Je n'avais jamais pensé qu'il puisse se trouver sur Terre, à notre époque, quelqu'un qui ignore ce que sont une station orbitale, une base spatiale, un ordinateur et l'O.N.U. J'ai essayé de lui dessiner une carte du monde, puis une de cette partie du monde, mais il n'avait jamais vu ce que je lui montrais et n'avait aucune idée de l'endroit où nous nous trouvions. J'ai pris une grande claque. Pourtant, ce n'était rien à côté de celles qui m'attendaient. Et je ne parle pas du reste de son ignorance (il ne savait même pas le dixième de ce que sait un gosse en primaire), mais de la mienne.

Parfois, j'avais l'impression de vivre une aventure frustrante mais unique, quelque chose d'extraordinaire à quoi je n'avais jamais été préparé, une espèce d'escapade dans ma vie de dément. Je ne peux pas dire qu'il s'agissait de moments d'exaltation, seulement je peux affirmer que je retombais très bas quand la solitude et le gouffre qui séparait les deux mondes se liguaient pour saper un moral déjà bien bas.

Ce village était une geôle de mauvais goût, et le désert une prison très performante ; chaque jour, je déprimais davantage. Toutefois, je n'ai pas songé un instant à m'enfuir.

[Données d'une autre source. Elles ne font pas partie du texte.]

template <bool kBf16, int kEpi, bool kDds, bool kSdd = false, bool kNt = false,
          bool kTt = false, bool kTn = false>
__global__ void __launch_bounds__(256, 1) dsd4w_kernel(const GemmParams p) {
  constexpr bool kWaveEpi = kEpi != 0;
  constexpr bool kDs = kEpi == 3 || kEpi == 4 || kEpi == 5 || kEpi == 6 || kEpi == 7;
  constexpr bool kBar2 = kEpi == 4;
  constexpr bool kKs = kEpi == 6;
  constexpr bool kTp = kEpi == 7;
  static_assert(!kTp || (!kSdd && !kDds && !kNt && !kTt && !kTn), "tall pipeline: DSD NN");
  static_assert(!kDds || kEpi == 1 || kEpi == 3, "DDS: per-wave epilogue only");
  static_assert(!kSdd || ((kEpi == 3 || (kEpi == 4 && !kTt) || (kEpi == 1 && kTn) ||
                           (kKs && !kNt && !kTt && !kTn)) && !kDds),
                "SDD: double slots (TN: per-step images), per-wave epilogue");
  static_assert(!kKs || kSdd, "K-split: SDD NN only");
  constexpr bool kARowsT = (kTt || kTn) && kSdd;
  constexpr bool kDdsTt = kDds && kTt;
  [[maybe_unused]] const unsigned long long t_entry = __builtin_amdgcn_s_memrealtime();
  __shared__ __attribute__((aligned(1024))) char lds[163840];
  const int tid = threadIdx.x;
  const int lane = tid & 63;
  const int wave = __builtin_amdgcn_readfirstlane(tid >> 6);
  const uint32_t lbase =
      (uint32_t)(uintptr_t)((__attribute__((address_space(3))) char *)lds);

  constexpr int kIdxPreload = 1024;
  const int nb_all = p.s_blocks;
  [[maybe_unused]] const unsigned long long t_karg = exp_stamp(nb_all);
  const bool idx_pre = nb_all <= kIdxPreload &&
                       (reinterpret_cast<uintptr_t>(p.s_indices) & 15) == 0;
  typedef unsigned v4u_t __attribute__((ext_vector_type(4)));
  v4u_t idx_lo = {0u, 0u, 0u, 0u}, idx_hi = {0u, 0u, 0u, 0u};
  if (idx_pre) {
    const __amdgpu_buffer_rsrc_t ri = __builtin_amdgcn_make_buffer_rsrc(
        const_cast<short *>(p.s_indices), 0, (nb_all * 2 + 3) & ~3, 0x00020000);
    idx_lo = __builtin_bit_cast(v4u_t, __builtin_amdgcn_raw_buffer_load_b128(
                                            ri, lane * 32, 0, 0));
    idx_hi = __builtin_bit_cast(v4u_t, __builtin_amdgcn_raw_buffer_load_b128(
                                            ri, lane * 32 + 16, 0, 0));
  }
#ifndef SPUTNIK_OFF_EARLY
#define SPUTNIK_OFF_EARLY 1
#endif
  const bool off_early = SPUTNIK_OFF_EARLY && !kSdd && !kTp && p.num_rows < 64;
  int off_pre = 0;
  if (off_early && lane <= p.num_rows) off_pre = p.s_offsets[lane];
  auto kblock_of = [&](int e) {
    if constexpr (kSdd) return e;
    if (!idx_pre || e >= nb_all) return scalar_load_short(p.s_indices, e);
    const int l = e >> 4, d = (e & 15) >> 1;
    const unsigned w0 = __builtin_amdgcn_readlane(idx_lo.x, l);
    const unsigned w1 = __builtin_amdgcn_readlane(idx_lo.y, l);
    const unsigned w2 = __builtin_amdgcn_readlane(idx_lo.z, l);
    const unsigned w3 = __builtin_amdgcn_readlane(idx_lo.w, l);
    const unsigned w4 = __builtin_amdgcn_readlane(idx_hi.x, l);
    const unsigned w5 = __builtin_amdgcn_readlane(idx_hi.y, l);
    const unsigned w6 = __builtin_amdgcn_readlane(idx_hi.z, l);
    const unsigned w7 = __builtin_amdgcn_readlane(idx_hi.w, l);
    const unsigned w = d == 0 ? w0 : d == 1 ? w1 : d == 2 ? w2 : d == 3 ? w3
                     : d == 4 ? w4 : d == 5 ? w5 : d == 6 ? w6 : w7;
    return (int)((e & 1) ? (w >> 16) : (w & 0xffff));
  };

  int srow, j0;
  int b1, n1, b2 = 0, n2 = 0;
  bool producer = false, collect = false;
  int pair_id = 0;
  [[maybe_unused]] unsigned long long t_rank = 0;
  unsigned epoch = p.pair_epoch;
  if (p.pair != 0 && p.pair_sync != nullptr)
    epoch = ((unsigned)scalar_load_int(reinterpret_cast<const int *>(p.pair_sync), 0) &
             0x7fffffffu) + 1u;
  int grp_b0 = 0, grp_count = 0, grp_c = 0;
  bool split_idle = false;
  int kss = 1, kch = 0, kofs = 0;
  unsigned tp_ent = 0, tp_tile = 0, tp_ent2 = 0, tp_tile2 = 0, tp_zero = 0xffffffffu;
  int tp_first = 0, tp_second = 0, tp_nzero = 0;
  if constexpr (kSdd) {
    int tile = xcd_tile(blockIdx.x, gridDim.x);
    const int R = !kKs && p.sdd_tail != 0
                      ? sdd_tail_rows<256>(p, reinterpret_cast<int *>(lds + kRankScratch), tid)
                      : p.num_rows;
    const bool band = p.sdd_order >= 1;
    const int per = band ? ((R + 255) / 256 + 7) & ~7 : (R + 255) / 256;
    const int r0 = min(R, tid * per), r1 = min(R, r0 + per);
    int local = 0, gmin = 0x7fffffff, gmax = 0;
    for (int r = r0; r < r1; ++r) {
      const int gr = (p.c_offsets[r + 1] - p.c_offsets[r] + 3) / 4;
      local += gr;
      gmin = min(gmin, gr);
      gmax = max(gmax, gr);
    }
    int incl = local;
#pragma unroll
    for (int d = 1; d < 64; d <<= 1) {
      const int v = __shfl_up(incl, d, 64);
      if (lane >= d) incl += v;
    }
#pragma unroll
    for (int d = 1; d < 64; d <<= 1) {
      gmin = min(gmin, __shfl_xor(gmin, d, 64));
      gmax = max(gmax, __shfl_xor(gmax, d, 64));
    }
    int *wsum = reinterpret_cast<int *>(lds + kRankScratch);
    if (lane == 63) {
      wsum[wave] = incl;
      wsum[4 + wave] = gmin;
      wsum[8 + wave] = gmax;
// ... 224 lines not shown
      }
      __syncthreads();
      tp_nzero = min(64, zhi - zlo);
      tp_zero = lane < tp_nzero ? (unsigned)zl[lane] : 0xffffffffu;
    }
    __syncthreads();
    j0 = 0;
    srow = 0;
    b1 = 0;
    n1 = nblk;
    tp_first = (int)(__builtin_amdgcn_readlane(tp_ent, 0) & 0xffffffu);
    tp_second = (int)(__builtin_amdgcn_readlane(tp_ent, nblk > 1 ? 1 : 0) & 0xffffffu);
    split_idle = nblk == 0;
  } else if (p.pair != 0 && p.pair_split == 2) {
    const int nt = p.num_tiles;
    const int gch = (int)blockIdx.x >= nt ? 1 : 0;
    const int t = xcd_tile((int)blockIdx.x - gch * nt, nt);
    srow = t % p.num_rows;
    j0 = (t / p.num_rows) * 512;
    const int e_r = scalar_load_int(p.s_offsets, srow);
    const int n_r = scalar_load_int(p.s_offsets, srow + 1) - e_r;
    const int c0 = gch * n_r / 2, c1 = (gch + 1) * n_r / 2;
    b1 = e_r + c0;
    n1 = c1 - c0;
    pair_id = t;
    if (gch == 0) {
      producer = n1 > 0;
      split_idle = n1 == 0;
    } else {
      collect = n_r / 2 > 0;
    }
  } else if (p.pair != 0) {
    const int R = p.num_rows;
    const int half = R >> 1;
    const int n_light = p.num_jtiles * half;
    const int n_solo = p.num_jtiles * (R & 1);
    const int bid = blockIdx.x;
    int role, panel, pi;
    const bool xcd2 = p.pair_xcd2 != 0 && p.num_jtiles == 8 && n_solo == 0 &&
                      (half & 1) == 0;
    const int rot = xcd2 ? xcd_rotation() : 0;
    auto place = [&](int b) {
      if (xcd2) {
        const int x = b & 7, k = b >> 3;
        panel = 2 * (x >> 1) + (k & 1);
        pi = p.pair_xcd2 == 2 ? 2 * (k >> 1) + (x & 1)
           : (fast_xcd(x, rot) ^ (p.pair_xcd2 == 3 ? 1 : 0)) * (half >> 1) + (k >> 1);
      } else {
        const int t = xcd_tile(b, n_light);
        panel = t / half;
        pi = t % half;
      }
    };
    if (bid < n_light) {
      role = 0;
      place(bid);
    } else if (bid < n_light + n_solo) {
      role = 1;
      panel = bid - n_light;
      pi = half;
    } else {
      role = 2;
      place(bid - n_light - n_solo);
    }
    const Pick rp = R < 64 ? rank_wave(p, lds, wave, lane, pi, R - 1 - pi, off_pre, off_early)
                           : rank_block(p, lds, tid, pi, R - 1 - pi);
    t_rank = exp_stamp(rp.target + rp.e_a + rp.e_b);
    const int min_handoff = p.min_handoff > 0 ? p.min_handoff : SPUTNIK_MIN_HANDOFF;
    int hb = role == 1 ? 0 : rp.n_a - rp.target;
    if (hb < min_handoff) hb = 0;
    pair_id = panel * half + pi;
    j0 = panel * 512;
    if (role == 0) {
      srow = rp.row_b;
      b1 = rp.e_a;
      n1 = hb;
      b2 = rp.e_b;
      n2 = rp.n_b;
      producer = hb > 0;
    } else {
      srow = rp.row_a;
      b1 = rp.e_a + hb;
      n1 = rp.n_a - hb;
      collect = hb > 0;
    }
  } else {
    const int tile = xcd_tile(blockIdx.x, gridDim.x);
    const int panel = tile / p.num_rows;
    const int target = tile % p.num_rows;
    j0 = panel * 512;
    if (p.num_rows < 64) {
      const Pick rp = rank_wave(p, lds, wave, lane, target, target, off_pre, off_early);
      srow = rp.row_a;
      b1 = rp.e_a;
      n1 = rp.n_a;
    } else if (p.num_rows <= kLptRows) {
      const Pick rp = rank_block(p, lds, tid, target, target);
      srow = rp.row_a;
      b1 = rp.e_a;
      n1 = rp.n_a;
      const int R = p.num_rows;
      if (p.xcd_rows != 0 && rp.uniform != 0 && (R & 7) == 0 &&
          (int)gridDim.x == p.num_tiles) {
        const int rx = R >> 3, x = (int)blockIdx.x & 7, tx = (int)blockIdx.x >> 3;
        srow = x * rx + tx % rx;
        j0 = (tx / rx) * 512;
        const int *offs = reinterpret_cast<const int *>(lds + kRankScratch);
        b1 = __builtin_amdgcn_readfirstlane(offs[srow]);
      }
    } else {
      srow = target;
      b1 = scalar_load_int(p.s_offsets, srow);
      n1 = scalar_load_int(p.s_offsets, srow + 1) - b1;
    }
  }
  srow = __builtin_amdgcn_readfirstlane(srow);
  j0 = __builtin_amdgcn_readfirstlane(j0);
  const int ntot = n1 + n2;

  typedef unsigned v4u __attribute__((ext_vector_type(4)));
  if (split_idle) {
  } else if (ntot == 0 && kDds) {
    const v4u z = {0u, 0u, 0u, 0u};
    for (int id = tid; id < 512 * 16; id += 256) {
      const int r = id >> 4, cc = id & 15;
      if (j0 + r >= p.j_limit) continue;
      __builtin_nontemporal_store(
          z, reinterpret_cast<v4u *>(p.c_data + (long long)(j0 + r) * p.c_ld +
                                     (long long)srow * 256 + cc * 16));
    }
  } else if (ntot == 0) {
    const v4u z = {0u, 0u, 0u, 0u};
    for (int id = tid; id < 128 * 64; id += 256) {
      const int r = id >> 6, cc = id & 63;
      const int jc = j0 + cc * 8;
      if (jc >= p.j_limit) continue;
      __builtin_nontemporal_store(
          z, reinterpret_cast<v4u *>(p.c_data + ((long long)srow * 128 + r) * p.c_ld +
                                     (long long)jc * 2));
    }
  } else {
    const int b2m = b2 - n1;
    const int xlast = ntot - 1;
    auto entry = [&](int x) { return x + (x < n1 ? b1 : b2m); };
    const int kb0 = kblock_of(kTp ? tp_first : entry(0));
    const int kb1 = kblock_of(kTp ? tp_second : entry(xlast < 1 ? xlast : 1));
    constexpr bool kColOrder =
        !kDdsTt && ((kDds && !kNt) || ((kTn || kTt) && !kSdd));
    const int bo0 = kColOrder ? scalar_load_int(p.s_block_offsets, entry(0)) : 0;
    const int bo1 =
        kColOrder ? scalar_load_int(p.s_block_offsets, entry(xlast < 1 ? xlast : 1)) : 0;
    [[maybe_unused]] const unsigned long long t_kb = exp_stamp(kb0 + kb1);

    uint32_t vs, vs1 = 0;
    if constexpr (!kDdsTt && ((kDds && !kNt) || kTt || kTn)) {
      const int k = 8 * wave + (lane >> 4);
      const int pc = lane & 15;
      const int c = (((pc >> 1) ^ tr_key(k)) << 1) | (pc & 1);
      vs = (uint32_t)(k * (kARowsT ? p.s_ld : 256) + c * 16);
    } else if constexpr (kDs) {
      const long long srs = kSdd ? p.s_ld : 256;
      auto off = [&](int x) {
        const int r = 32 * wave + 8 * x + (lane >> 3);
        return (uint32_t)(r * srs + (((lane & 7) ^ ((r >> 1) & 7)) << 4));
      };
      vs = off(0);
      vs1 = off(1);
    } else {
      const int srow_l = 32 * wave + (lane >> 2);
      vs = (uint32_t)(srow_l * 256 + (((lane & 3) ^ ((srow_l >> 1) & 3)) << 4));
    }
    uint32_t vd[2];
#pragma unroll
    for (int x = 0; x < 2; ++x) {
      if constexpr (!kDdsTt && ((kDds && kDs) || kNt || kTt)) {
        const int r = 8 * x + (lane >> 3);
        vd[x] = j0 + 128 * wave < p.j_limit
                    ? (uint32_t)(r * p.d_ld + (((lane & 7) ^ ((r >> 1) & 7)) << 4))
                    : kOob;
      } else if constexpr (kDds && !kTn && !kDdsTt) {
        const int r = lane >> 2;
        vd[x] = j0 + 128 * wave < p.j_limit
                    ? (uint32_t)(r * p.d_ld + (((lane & 3) ^ ((r >> 1) & 3)) << 4))
                    : kOob;
      } else {
        const int k = (lane >> 4) + 8 * x;
        const int pc = lane & 15;
        const int c = (((pc >> 1) ^ tr_key(k)) << 1) | (pc & 1);
        const int col = (kSdd ? grp_c * 128 : j0 + 128 * wave) + c * 8;
        vd[x] = col < p.j_limit ? (uint32_t)((lane >> 4) * p.d_ld + c * 16) : kOob;
      }
    }
    const uint32_t own = lbase + 32768u + 32768u * wave;
    const int r16 = lane & 15, g = lane >> 4;
    const uint32_t vrs =
        (kDds ? own : lbase) +
        (kDs ? (uint32_t)(r16 * 128 + ((g ^ ((r16 >> 1) & 7)) << 4))
             : (uint32_t)(r16 * 64 + ((g ^ ((r16 >> 1) & 3)) << 4)));
    const uint32_t vrs1 = vrs ^ 64u;
    const int q = (lane >> 2) & 3, pp = lane & 3;
    const int kr = 8 * g + q;
    uint32_t vrd[8];
#pragma unroll
    for (int n = 0; n < 8; ++n)
      vrd[n] = (kDds || kTt ? lbase : own) +
               (uint32_t)(kr * 256 + pp * 8 + ((n ^ tr_key(kr)) << 5));
    uint32_t vrt[8];
#pragma unroll
    for (int m = 0; m < 8; ++m)
      vrt[m] = (kDds ? own : lbase) +
               (uint32_t)(kr * 256 + pp * 8 + ((m ^ tr_key(kr)) << 5));
    const uint32_t vrk0 = (kDds ? lbase : own) +
                          (uint32_t)(r16 * 128 + ((g ^ ((r16 >> 1) & 7)) << 4));
    const uint32_t vrk1 = vrk0 ^ 64u;
    const uint32_t vw0 = lbase + (uint32_t)(r16 * 1040 + (128 * wave + 4 * g) * 2);
    const uint32_t vw1 = vw0 + 64 * 1040;
    const uint32_t wreg = lbase + 32768u + 32768u * wave;
    uint32_t vws[8], vrb[4];
#pragma unroll
    for (int n = 0; n < 8; ++n)
      vws[n] = wreg + (uint32_t)(r16 * 256 + (((2 * n + (g >> 1)) ^ r16) << 4) + 8 * (g & 1));
#pragma unroll
    for (int qq = 0; qq < 4; ++qq) {
      const int rr = 4 * qq + g;
      vrb[qq] = wreg + (uint32_t)(rr * 256 + ((r16 ^ rr) << 4));
    }
    const bool cvalid = kSdd   ? wave < grp_count
                        : kDds ? j0 + 128 * wave < p.j_limit
                               : j0 + 128 * wave + r16 * 8 < p.j_limit;
    const long long cld = kSdd ? 256 : p.c_ld;
    const uint32_t vco = cvalid ? (uint32_t)(g * cld + r16 * 16) : kOob;
    const uint32_t vpl = (uint32_t)(wave * 65536 + lane * 16);
    const uint32_t vcl = (uint32_t)((lane & 15) * p.c_ld + (lane >> 4) * 8);

    auto U = [](uint32_t x) { return (uint32_t)__builtin_amdgcn_readfirstlane((int)x); };
    auto U64 = [&](uint64_t x) {
      return (uint64_t)U((uint32_t)x) | ((uint64_t)U((uint32_t)(x >> 32)) << 32);
    };
    const uint64_t sd = U64((uint64_t)(
        p.s_data + (kARowsT ? (long long)srow * 256
                    : kSdd  ? (long long)srow * 128 * p.s_ld + (long long)kofs * 256 : 0)));
    const uint64_t dt = U64((uint64_t)(
        p.d_data + (kDdsTt ? (long long)(j0 + 128 * wave) * 2
                    : (kNt || kTt) && !kSdd ? (long long)(j0 + 128 * wave) * p.d_ld
                    : kNt || kTt ? (long long)grp_c * 128 * p.d_ld
                    : kSdd ? (long long)grp_c * 256 + (long long)kofs * 128 * p.d_ld
                           : (long long)(j0 + 128 * wave) * (kDds && !kTn ? p.d_ld : 2))));
    const uint64_t ix = U64((uint64_t)p.s_indices);
    const uint64_t pd =
        U64((uint64_t)(p.pair_partials + (long long)pair_id * 128 * 512));
    const uint64_t flag_p =
        U64(kKs ? (uint64_t)(p.ks_flags + pair_id)
            : p.pair != 0 ? (uint64_t)(p.pair_flags + pair_id) : 0);
    const uint64_t err_p = U64((uint64_t)p.pair_error);
    constexpr bool kKcD = !kDdsTt && ((kDds && !kTn) || kNt || kTt);
    const uint32_t k128 = U((uint32_t)(kKcD ? 256 : 128 * p.d_ld));
    const uint32_t k32 = U((uint32_t)(kKcD ? 64 : 32 * p.d_ld));
    const uint32_t k4 = U((uint32_t)(kKcD ? 16 * p.d_ld : 4 * p.d_ld));
    const uint32_t ms =
        U(lbase + ((kDs && (((!kDds || kNt) && !kTt) || kDdsTt)) ? 4096u : 2048u) * wave);
    const uint32_t sk32 = U((uint32_t)(kARowsT ? 32 * p.s_ld : 0));
    const uint32_t sk128 = U((uint32_t)(kARowsT ? 128 * p.s_ld : 0));
    const uint32_t md = U(lbase + 32768u + 32768u * wave);
    const uint32_t flushrem = U(producer ? (uint32_t)n2 : 0xffffffffu);
    const uint32_t pubat = U(producer && n2 > 0 ? (uint32_t)n2 + 1u : 0u);
    const uint32_t publast = U(producer && n2 == 0 ? 1u : 0u);
    const bool clb = collect && ntot >= 3;
    const uint32_t clbf = U(clb ? 2u : 0xffffffffu), clbc = U(clb ? 1u : 0xffffffffu);
    const bool split_first = p.pair != 0 && p.pair_split == 2 && producer;
    const uint32_t flags =
        U((collect ? 1u : 0u) | (!collect && !(producer && n2 == 0) ? 2u : 0u) |
          (p.pair_fault ? 4u : 0u) | (wave == 3 ? 8u : 0u) | (wave == 0 ? 16u : 0u) |
          (split_first ? 32u : 0u) | (kKs && wave >= grp_count ? 64u : 0u));
    const uint64_t cd = U64(
        kSdd ? (uint64_t)(p.c_data + (long long)(grp_b0 + wave) * 32768)
        : kDds ? (uint64_t)(p.c_data + (long long)(j0 + 128 * wave) * p.c_ld +
                          (long long)srow * 256)
             : (uint64_t)(p.c_data + (long long)srow * 128 * p.c_ld +
                          (long long)(j0 + 128 * wave) * 2));
    const uint64_t bo = U64((uint64_t)p.s_block_offsets);
    const uint32_t c4 = U((uint32_t)(4 * cld));
    const uint32_t s16 = U((uint32_t)(kARowsT ? 4 * p.s_ld : kSdd ? 16 * p.s_ld : 0));
    const uint32_t ub1 = U(b1), un1 = U(n1), ub2m = U(b2m), uxlast = U(xlast),
                   untot = U(ntot), ukb0 = U(kb0), ukb1 = U(kb1), uep = U(epoch),
                   ubo0 = U(bo0), ubo1 = U(bo1), ukss = U(kss), ukch = U(kch);
    const uint32_t crow = U((uint32_t)(128 * p.c_ld));
    const uint32_t unz = U((uint32_t)tp_nzero);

Il n'est pas facile d'expliquer mon comportement mais, tout bien réfléchi, il est encore plus malaisé de le qualifier d'aberrant. Comme seuls repères, j'avais la violence de mon enlèvement et l'organisation qu'il avait exigée. Sur cette base-là, la relative liberté dont je jouissais parmi les troglodytes était un soulagement, peut-être suffisant pour expliquer le peu d'intérêt que je portais aux motivations de mes kidnappeurs. En tout cas, il justifiait mon acceptation fataliste des événements.

Mais il ne faut pas croire que je ne me suis pas posé de questions : c'était ma principale activité cérébrale. Simplement, je me heurtais à une insuffisance de données qui, de surcroît, n'avaient aucun sens. Au bout d'un moment, j'avais résumé le problème à une seule interrogation : quel était le lien entre des ravisseurs aux méthodes de terroristes et un groupuscule de médecins humanitaires ? Il y avait bien sûr plusieurs réponses possibles, mais je refusais de les envisager ; quelque chose me semblait odieux.

J'ai disposé de cinq semaines pour imaginer d'autres questions, auxquelles je n'étais pas pressé de répondre. Un soir, quand le chef, rétabli, a pu rejoindre les siens, tout le village est descendu à la lumière des étoiles et nous nous sommes régalés de deux chèvres, en méchoui. Ç'a été un moment merveilleux, magique. Non parce que je n'avais pas mangé de viande depuis une éternité et que j'étais l'unique invité de cette fête mais parce que, cette nuit-là et les jours d'après, je ne me suis plus senti seul ni perdu.

Vers la fin de la fête, juste avant l'aube, le chef m'a fait lever et s'est lancé dans un discours auquel je n'ai rien compris mais qui certainement exprimait sa reconnaissance pour mes soins. À un moment, il a répété deux fois la même phrase sans l'achever, comme s'il ne savait pas comment terminer. Il s'est alors approché de moi et, dans son anglais très personnel, m'a demandé :

—         Pourquoi toi aides nous ?

—         Parce que je suis là, j'ai dit.

Sur le coup, je n'ai pas réfléchi à ce que je répondais. C'est plus tard que ça m'a fait très mal.